I would say it take much more than a seminar. I would not even say I "worked out" with someone giving a seminar.

I would say some one becomes a student somewhere around one month, IF he/she is planning to keep training with you.


Raphael


----------



## Omar B (Dec 5, 2007)

I dont consider myself somoene's student till he's my main trainer.  I had a head instructor and an assistant instructor and since most of my training was handled by the assistant I considered him my teacher.


----------



## MarkBarlow (Dec 5, 2007)

When it comes to basics, I would think that a long-term personal relationship would be required before I'd acknowledge the student/teacher roles.  However, with a few years of experience under my belt and the ability to digest material quicker, I have one or two teachers I only see for a weekend or two every year and I still consider them my instructors.  Of course, I also email and phone them for advice and input.


----------



## Chizikunbo (Dec 5, 2007)

Master K said:


> Another thread got me thinking about this topic.  What does it take to be a student of a particular instructor?
> 
> For instance, would you consider yourself a student of a particular instructor if you took a seminar with them?  Would you consider yourself a student of a person if you trained with them for six months?  Basically, when do you consider yourself a student of a particular instructor?
> 
> ...


When you are formally accepted as a student, I.E. regularly studying with that person...not just once or twice and claiming to be a student.

fwiw,
--josh


----------



## tshadowchaser (Dec 5, 2007)

When I first started studying I thought of myself as a student the first day. As time went on and I learned more I thought of myself as a student after reaching my first Black Belt rank. As more time went on I felt I was a student of the art more than the instructor as I learned from instructors in different areas of the country as I traveled. 
Yes I was a student of all those instructors but then I became a student of the art.
As for attending a seminar NO I never considered myself a student of the person giving the instruction just a recipient of knowledge from them


----------



## mystic warrior (Dec 5, 2007)

MarkBarlow said:


> When it comes to basics, I would think that a long-term personal relationship would be required before I'd acknowledge the student/teacher roles. However, with a few years of experience under my belt and the ability to digest material quicker, I have one or two teachers I only see for a weekend or two every year and I still consider them my instructors. Of course, I also email and phone them for advice and input.


I am with ya on this one


----------



## karate-dragon (Dec 5, 2007)

I agree that you must be accepted as a student and then train with that oerson as your one main instructor, even though you may attend other seminars are on occassion train with other people. It also has to do with who really helped me and who in the end I really respect. I received my first black belt in a kempo style after 8 years. Now have two other black belts in other styles. But it is my current teacher only that I call are consider myself to be a student of. I'm afraid I lost the respect for the other instrctors along the way. I acknowledge the accomplishments, but not really the other instructors.


----------



## jks9199 (Dec 5, 2007)

I think that the line I draw is when a particular instructor's teaching significantly and directly shapes my own training.  I've learned from many people, of many different ranks.  But I always shape what I learn from others to what I'm taught by my primary instructor.  It's his guidance I seek on whether to test for promotion, who else I should visit and train with, what I should work on...  He's shaped my training.  He's also the standard and model for how I teach.

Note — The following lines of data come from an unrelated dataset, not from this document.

diff --git a/gpu-ray-tracing_amd/csrc/rt_kernels.h b/gpu-ray-tracing_amd/csrc/rt_kernels.h
--- a/gpu-ray-tracing_amd/csrc/rt_kernels.h
+++ b/gpu-ray-tracing_amd/csrc/rt_kernels.h
@@ -125,7 +125,7 @@
                                      hipStream_t stream);
 hipError_t launch_init(float4* out, uint64_t texels, hipStream_t stream);
 hipError_t launch_candidates(const TraceParams& p, float4* cand, bool occlusion, bool certain,
-                             hipStream_t stream);
+                             bool tight, hipStream_t stream);
 hipError_t launch_wg_order(const float4* cand, uint32_t tiles_x, uint32_t bands, uint32_t pix,
                            uint32_t* wg_cost, uint32_t* wg_order, hipStream_t stream,
                            uint32_t parts);
diff --git a/gpu-ray-tracing_amd/csrc/rt_kernels.hip b/gpu-ray-tracing_amd/csrc/rt_kernels.hip
--- a/gpu-ray-tracing_amd/csrc/rt_kernels.hip
+++ b/gpu-ray-tracing_amd/csrc/rt_kernels.hip
@@ -1699,14 +1699,15 @@
     const auto row0 = [&](uint32_t lb) {
         return (float)((p.band_first + lb * p.band_step) * RT_STRIPE_ROWS);
     };
-    Cone kb;
-    const bool in_blk = footprint_cone(p, (float)(tx0 * 8u), (float)(tx1 * 8u), row0(lb0),
-                                    row0(lb1 - 1u) + 8.0f, kb);
+    const bool parent = (occl & 4u) != 0u;
+    Beam kb;
+    const bool in_blk = footprint_beam(p, (float)(tx0 * 8u), (float)(tx1 * 8u), row0(lb0),
+                                    row0(lb1 - 1u) + 8.0f, parent, kb);
     const uint32_t tx = tx0 + lane % kCandBX, lb = lb0 + lane / kCandBX;
     const bool mine = tx < tx1 && lb < lb1;
-    Cone k;
-    const bool ok = mine && footprint_cone(p, (float)(tx * 8u), (float)(tx * 8u + 8u), row0(lb),
-                                           row0(lb) + 8.0f, k);
+    Beam k;
+    const bool ok = mine && footprint_beam(p, (float)(tx * 8u), (float)(tx * 8u + 8u), row0(lb),
+                                           row0(lb) + 8.0f, parent, k);
     const uint32_t tile = lb * tiles_x + tx;
     const uint32_t K = min(p.cand_k, kCandMax);
     float4* const own = cand + (size_t)tile * kCandStride;
@@ -1724,7 +1725,7 @@
 #pragma unroll
         for (uint32_t b = 0; b < kCandGroup; ++b) {
             const uint32_t i = gbase + b * 64u + lane;
-            const bool keep = i < count && (!in_blk || !cone_misses(kb, gv[b]));
+            const bool keep = i < count && (!in_blk || !beam_misses(kb, gv[b]));
             const unsigned long long mask = rt_ballot(keep);
             if (keep) {
                 const uint32_t pos = m + __builtin_amdgcn_mbcnt_hi(
@@ -1743,7 +1744,7 @@
         __syncthreads();
         for (uint32_t j = 0; j < m; ++j) {
             const float4 gj = s_rec[j];
-            if (ok && !cone_misses(k, gj)) {
+            if (ok && !beam_misses(k, gj)) {
                 if (n < K) {
                     rec[n] = gj;
                     s_own[n][lane] = gj;
@@ -1759,7 +1760,7 @@
     uint32_t removed = 0;
     bool front_one = false;
     if ((occl & 1u) && ok && n <= K && n >= 2u) {
-        const Lens lens = bundle_lens(p, k);
+        const Lens lens = bundle_lens(p, k, parent);
         float t_occ = __builtin_inff();
         uint32_t j_occ = kCandNone;
         for (uint32_t j = 0; j < n; ++j) {
@@ -1786,9 +1787,9 @@
             removed = n - m;
             n = m;
         }
-    } else if (occl == 3u && ok && n == 1u && n <= K) {
+    } else if ((occl & 3u) == 3u && ok && n == 1u && n <= K) {
         const float4 g = s_own[0][lane];
-        front_one = certainly_front(occ_bounds(k, bundle_lens(p, k), g), g);
+        front_one = certainly_front(occ_bounds(k, bundle_lens(p, k, parent), g), g);
     }
     uint32_t flags = 0;
     if ((occl & 2u) && ok && n <= K && n == 1u && front_one) {
@@ -2185,13 +2186,13 @@
 }
 
 hipError_t launch_candidates(const TraceParams& p, float4* cand, bool occlusion, bool certain,
-                             hipStream_t stream) {
+                             bool tight, hipStream_t stream) {
     const uint32_t tiles_x = (p.width + 7u) >> 3;
     const dim3 grid((tiles_x + kCandBX - 1u) / kCandBX,
                     (p.local_bands + kCandBY - 1u) / kCandBY);
     if (grid.x == 0 || grid.y == 0) return hipSuccess;
     hipLaunchKernelGGL(rt_candidates_kernel, grid, dim3(64), 0, stream, p, cand,
-                       occlusion ? (certain ? 3u : 1u) : 0u);
+                       (occlusion ? (certain ? 3u : 1u) : 0u) | (tight ? 0u : 4u));
     return hipGetLastError();
 }
 
diff --git a/gpu-ray-tracing_amd/csrc/rt_occlusion.h b/gpu-ray-tracing_amd/csrc/rt_occlusion.h
--- a/gpu-ray-tracing_amd/csrc/rt_occlusion.h
+++ b/gpu-ray-tracing_amd/csrc/rt_occlusion.h
@@ -13,14 +13,10 @@
     v3 ctr;
     float rl;
 };
-__device__ __forceinline__ Lens bundle_lens(const TraceParams& p, const Cone& k) {
+__device__ __forceinline__ Lens bundle_lens(const TraceParams& p, const Beam& k, bool parent) {
     Lens b;
     b.ctr = mk(p.center[0], p.center[1], p.center[2]);
-    float rl = 0.0f;
-    if (p.defocus_angle > 0.0f) {
-        const v3 du = mk(p.ddu[0], p.ddu[1], p.ddu[2]), dv = mk(p.ddv[0], p.ddv[1], p.ddv[2]);
-        rl = __builtin_amdgcn_sqrtf(dot(du, du) + dot(dv, dv));
-    }
+    const float rl = lens_radius(p, parent);
     b.rl = rl * 1.001f + 1e-5f * (l1(k.apex) + l1(b.ctr));
     return b;
 }
@@ -30,7 +26,7 @@
     bool covers;
     float q2, err;
 };
-__device__ __forceinline__ OccBounds occ_bounds(const Cone& k, const Lens& b, float4 g) {
+__device__ __forceinline__ OccBounds occ_bounds(const Beam& k, const Lens& b, float4 g) {
     OccBounds r;
     r.lo = -__builtin_inff();
     r.hi = __builtin_inff();
@@ -39,10 +35,11 @@
     const v3 C = mk(g.x, g.y, g.z);
     const float R2 = g.w, R = __builtin_amdgcn_sqrtf(g.w);
     const v3 v = sub(C, k.apex);
-    const float at = fabsf(dot(v, k.axis)), p = len3(cross3(v, k.axis));
+    const float t = dot(v, k.axis), at = fabsf(t), p = len3(cross3(v, k.axis));
+    const float spread = beam_spread(k, t);
     const float sl = 1e-5f * (at + p + k.r_o) + 1e-6f * (l1(C) + l1(k.apex));
-    const float dl_hi = p + at * k.sin_t + k.r_o + sl;
-    const float dl_lo = fmaf(p, k.cos_t, -at * k.sin_t) - k.r_o - sl;
+    const float dl_hi = p + spread + k.r_o + sl;
+    const float dl_lo = fmaf(p, k.cos_t, -spread) - k.r_o - sl;
     const v3 w = sub(C, b.ctr);
     const float D = len3(w), tc = dot(w, k.axis), pc = len3(cross3(w, k.axis));
     const float sd = 1e-5f * D + 1e-6f * (l1(C) + l1(b.ctr));
diff --git a/gpu-ray-tracing_amd/csrc/rt_plan.cpp b/gpu-ray-tracing_amd/csrc/rt_plan.cpp
--- a/gpu-ray-tracing_amd/csrc/rt_plan.cpp
+++ b/gpu-ray-tracing_amd/csrc/rt_plan.cpp
@@ -73,7 +73,7 @@
 static rt_status ensure_candidates(rt_ctx* ctx, rtk::TraceParams& p, hipStream_t stream) {
     struct Key {
         float center[3], vul[3], pdu[3], pdv[3], ddu[3], ddv[3], defocus;
-        uint32_t w, h, first, step, bands, occlusion, certain;
+        uint32_t w, h, first, step, bands, occlusion, certain, tight;
         uint64_t scene;
     } key;
     std::memset(&key, 0, sizeof(key));
@@ -95,6 +95,7 @@
     key.occlusion = occlusion ? 1u : 0u;
     const bool certain = occlusion && ctx->certain_tiles;
     key.certain = certain ? 1u : 0u;
+    key.tight = ctx->tight_bundle ? 1u : 0u;
     const unsigned char* kb = reinterpret_cast<const unsigned char*>(&key);
     const uint64_t tiles = launch_tiles(p.width, p.local_bands);
     p.cand_k = rtk::kCandMax;
@@ -113,7 +114,8 @@
             }
             ctx->cand_tiles = tiles;
         }
-        hipError_t e = rtk::launch_candidates(p, ctx->cand, occlusion, certain, stream);
+        hipError_t e = rtk::launch_candidates(p, ctx->cand, occlusion, certain,
+                                              ctx->tight_bundle, stream);
         if (e != hipSuccess) return hip_fail(e, "rt_candidates_kernel launch");
         ctx->cand_key.assign(kb, kb + sizeof(key));
         ctx->cand_gen++;
diff --git a/gpu-ray-tracing_amd/csrc/rt_trace_device.h b/gpu-ray-tracing_amd/csrc/rt_trace_device.h
--- a/gpu-ray-tracing_amd/csrc/rt_trace_device.h
+++ b/gpu-ray-tracing_amd/csrc/rt_trace_device.h
@@ -486,8 +486,24 @@
 
 __device__ __forceinline__ float len3(v3 v) { return __builtin_amdgcn_sqrtf(dot(v, v)); }
 
-__device__ __forceinline__ bool footprint_cone(const TraceParams& p, float x0, float x1,
-                                               float y0, float y1, Cone& k) {
+__device__ __forceinline__ float lens_radius(const TraceParams& p, bool parent) {
+    if (!(p.defocus_angle > 0.0f)) return 0.0f;
+    const v3 du = mk(p.ddu[0], p.ddu[1], p.ddu[2]), dv = mk(p.ddv[0], p.ddv[1], p.ddv[2]);
+    const float a = dot(du, du), b = dot(dv, dv), c = dot(du, dv);
+    if (parent) return __builtin_amdgcn_sqrtf(a + b);
+    const float h = 0.5f * (a + b), g = 0.5f * (a - b);
+    return __builtin_amdgcn_sqrtf(h + __builtin_amdgcn_sqrtf(fmaf(g, g, c * c))) * 1.0001f;
+}
+
+struct Beam {
+    v3 apex, axis;
+    float cos_t, sin_t;
+    float sin_n;
+    float r_o, d_max;
+};
+
+__device__ __forceinline__ bool footprint_beam(const TraceParams& p, float x0, float x1,
+                                               float y0, float y1, bool parent, Beam& k) {
     const v3 vul = mk(p.vul[0], p.vul[1], p.vul[2]), pdu = mk(p.pdu[0], p.pdu[1], p.pdu[2]),
              pdv = mk(p.pdv[0], p.pdv[1], p.pdv[2]);
     const v3 ctr = mk(p.center[0], p.center[1], p.center[2]);
@@ -498,11 +514,7 @@
         const v3 q = fmas(c & 2 ? y1 : y0, pdv, fmas(c & 1 ? x1 : x0, pdu, vul));
         rq = fmaxf(rq, len3(sub(q, pc)));
     }
-    float rl = 0.0f;
-    if (p.defocus_angle > 0.0f) {
-        const v3 du = mk(p.ddu[0], p.ddu[1], p.ddu[2]), dv = mk(p.ddv[0], p.ddv[1], p.ddv[2]);
-        rl = __builtin_amdgcn_sqrtf(dot(du, du) + dot(dv, dv));
-    }
+    float rl = lens_radius(p, parent);
     const float mag = fabsf(pc.x) + fabsf(pc.y) + fabsf(pc.z) + fabsf(ctr.x) + fabsf(ctr.y) +
                       fabsf(ctr.z);
     rq = rq * 1.001f + 1e-5f * mag;
@@ -512,11 +524,33 @@
     if (!(L > 4.0f * delta) || !__builtin_isfinite(L + mag)) return false;
     k.axis = mk(w.x / L, w.y / L, w.z / L);
     k.apex = pc;
-    k.sin_t = delta / (L - delta) * 1.01f;
+    if (parent) {
+        k.sin_t = delta / (L - delta) * 1.01f;
+        k.sin_n = k.sin_t;
+    } else {
+        k.sin_t = delta / L * 1.01f;
+        const float sn = (rl - rq) / L;
+        k.sin_n = sn * (sn > 0.0f ? 1.01f : 0.99f);
+    }
     k.cos_t = __builtin_amdgcn_sqrtf(1.0f - k.sin_t * k.sin_t) * 0.999f;
     k.r_o = rq;
     k.d_max = (L + delta) * 1.001f;
     return true;
+}
+
+__device__ __forceinline__ float beam_spread(const Beam& k, float t) {
+    return fmaxf(fmaxf(k.sin_t * t, -k.sin_n * t), fmaf(-k.sin_t, t, -2.0f * k.r_o));
+}
+
+__device__ __forceinline__ bool beam_misses(const Beam& k, float4 g) {
+    const v3 v = mk(g.x - k.apex.x, g.y - k.apex.y, g.z - k.apex.z);
+    const float t = dot(v, k.axis);
+    const float p = __builtin_amdgcn_sqrtf(fmaxf(fmaf(-t, t, dot(v, v)), 0.0f));
+    const float at = fabsf(t), R = __builtin_amdgcn_sqrtf(g.w) * 1.0001f;
+    const float mag = at + p + k.r_o;
+    const float lhs = fmaf(p, k.cos_t, -beam_spread(k, t)) - k.r_o - 1e-5f * mag;
+    const float m = 2.5e-3f * (mag + k.d_max + R);
+    return lhs > R && lhs * lhs > fmaf(R, R, m * m) * 1.0001f;
 }
 
 struct Cam {
diff --git a/gpu-ray-tracing_amd/gpu_ray_tracing/_lib.py b/gpu-ray-tracing_amd/gpu_ray_tracing/_lib.py
--- a/gpu-ray-tracing_amd/gpu_ray_tracing/_lib.py
+++ b/gpu-ray-tracing_amd/gpu_ray_tracing/_lib.py
@@ -148,6 +148,20 @@
     "rt_certain_tiles_stats": (ctypes.c_int, [P, P]),
 }
 
+_SIGS_TILE_LISTS = {
+    "rt_tile_lists": (ctypes.c_int, [P, P, ctypes.c_uint64, ctypes.POINTER(ctypes.c_uint64)]),
+    "rt_set_tight_bundle": (ctypes.c_int, [P, ctypes.c_int]),
+}
+RT_TILE_LIST_MAX = 19
+RT_TILE_LIST_NONE = 0xFFFFFFFF
+RT_TILE_CERTAIN = 1
+
+
+class TileListC(ctypes.Structure):
+    _fields_ = [("count", U32), ("removed", U32), ("flags", U32), ("reserved", U32),
+                ("records", (ctypes.c_float * 4) * RT_TILE_LIST_MAX)]
+
+
 _SIGS_SELFTEST_ROOTS = {
     "rt_selftest_roots": (ctypes.c_int, [P, ctypes.c_uint64, P]),
 }
@@ -364,7 +378,8 @@
                                   **_SIGS_AOV, **_SIGS_DENOISE, **_SIGS_REPROJECT,
                                   **_SIGS_VARIANCE, **_SIGS_ADAPTIVE, **_SIGS_CONVERGE,
                                   **_SIGS_PROGRESS, **_SIGS_EDIT, **_SIGS_OCCLUSION,
-                                  **_SIGS_MATTE, **_SIGS_QUERY, **_SIGS_CERTAIN}.items():
+                                  **_SIGS_MATTE, **_SIGS_QUERY, **_SIGS_CERTAIN,
+                                  **_SIGS_TILE_LISTS}.items():
             if "RT_HIP_LIB" in os.environ and not hasattr(handle, name):
                 continue
             fn = getattr(handle, name)
@@ -413,6 +428,10 @@
     return list(_SIGS_CERTAIN)
 
 
+def tile_lists_symbols() -> list[str]:
+    return list(_SIGS_TILE_LISTS)
+
+
 def selftest_roots_symbols() -> list[str]:
     return list(_SIGS_SELFTEST_ROOTS)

But, like I said, there are plenty of folks I've learned from.  I've got Brian's IRT Cornerstone Lunging book, for example, a few feet away, and I've worked with the drills.  In other words, I've learned from Brian (even indirectly), but that doesn't make him my _teacher_.  I learned one of our animal forms from another person; he taught me that form, and a portion of the underlying system -- but he's not my teacher.  I've learned lots from our grandmaster, and he was my teacher's teacher... but I wouldn't count myself as one of his direct students.


----------



## Master K (Dec 6, 2007)

Mark Barlow brought up an excellent point.  What about people that only train once a year or so?  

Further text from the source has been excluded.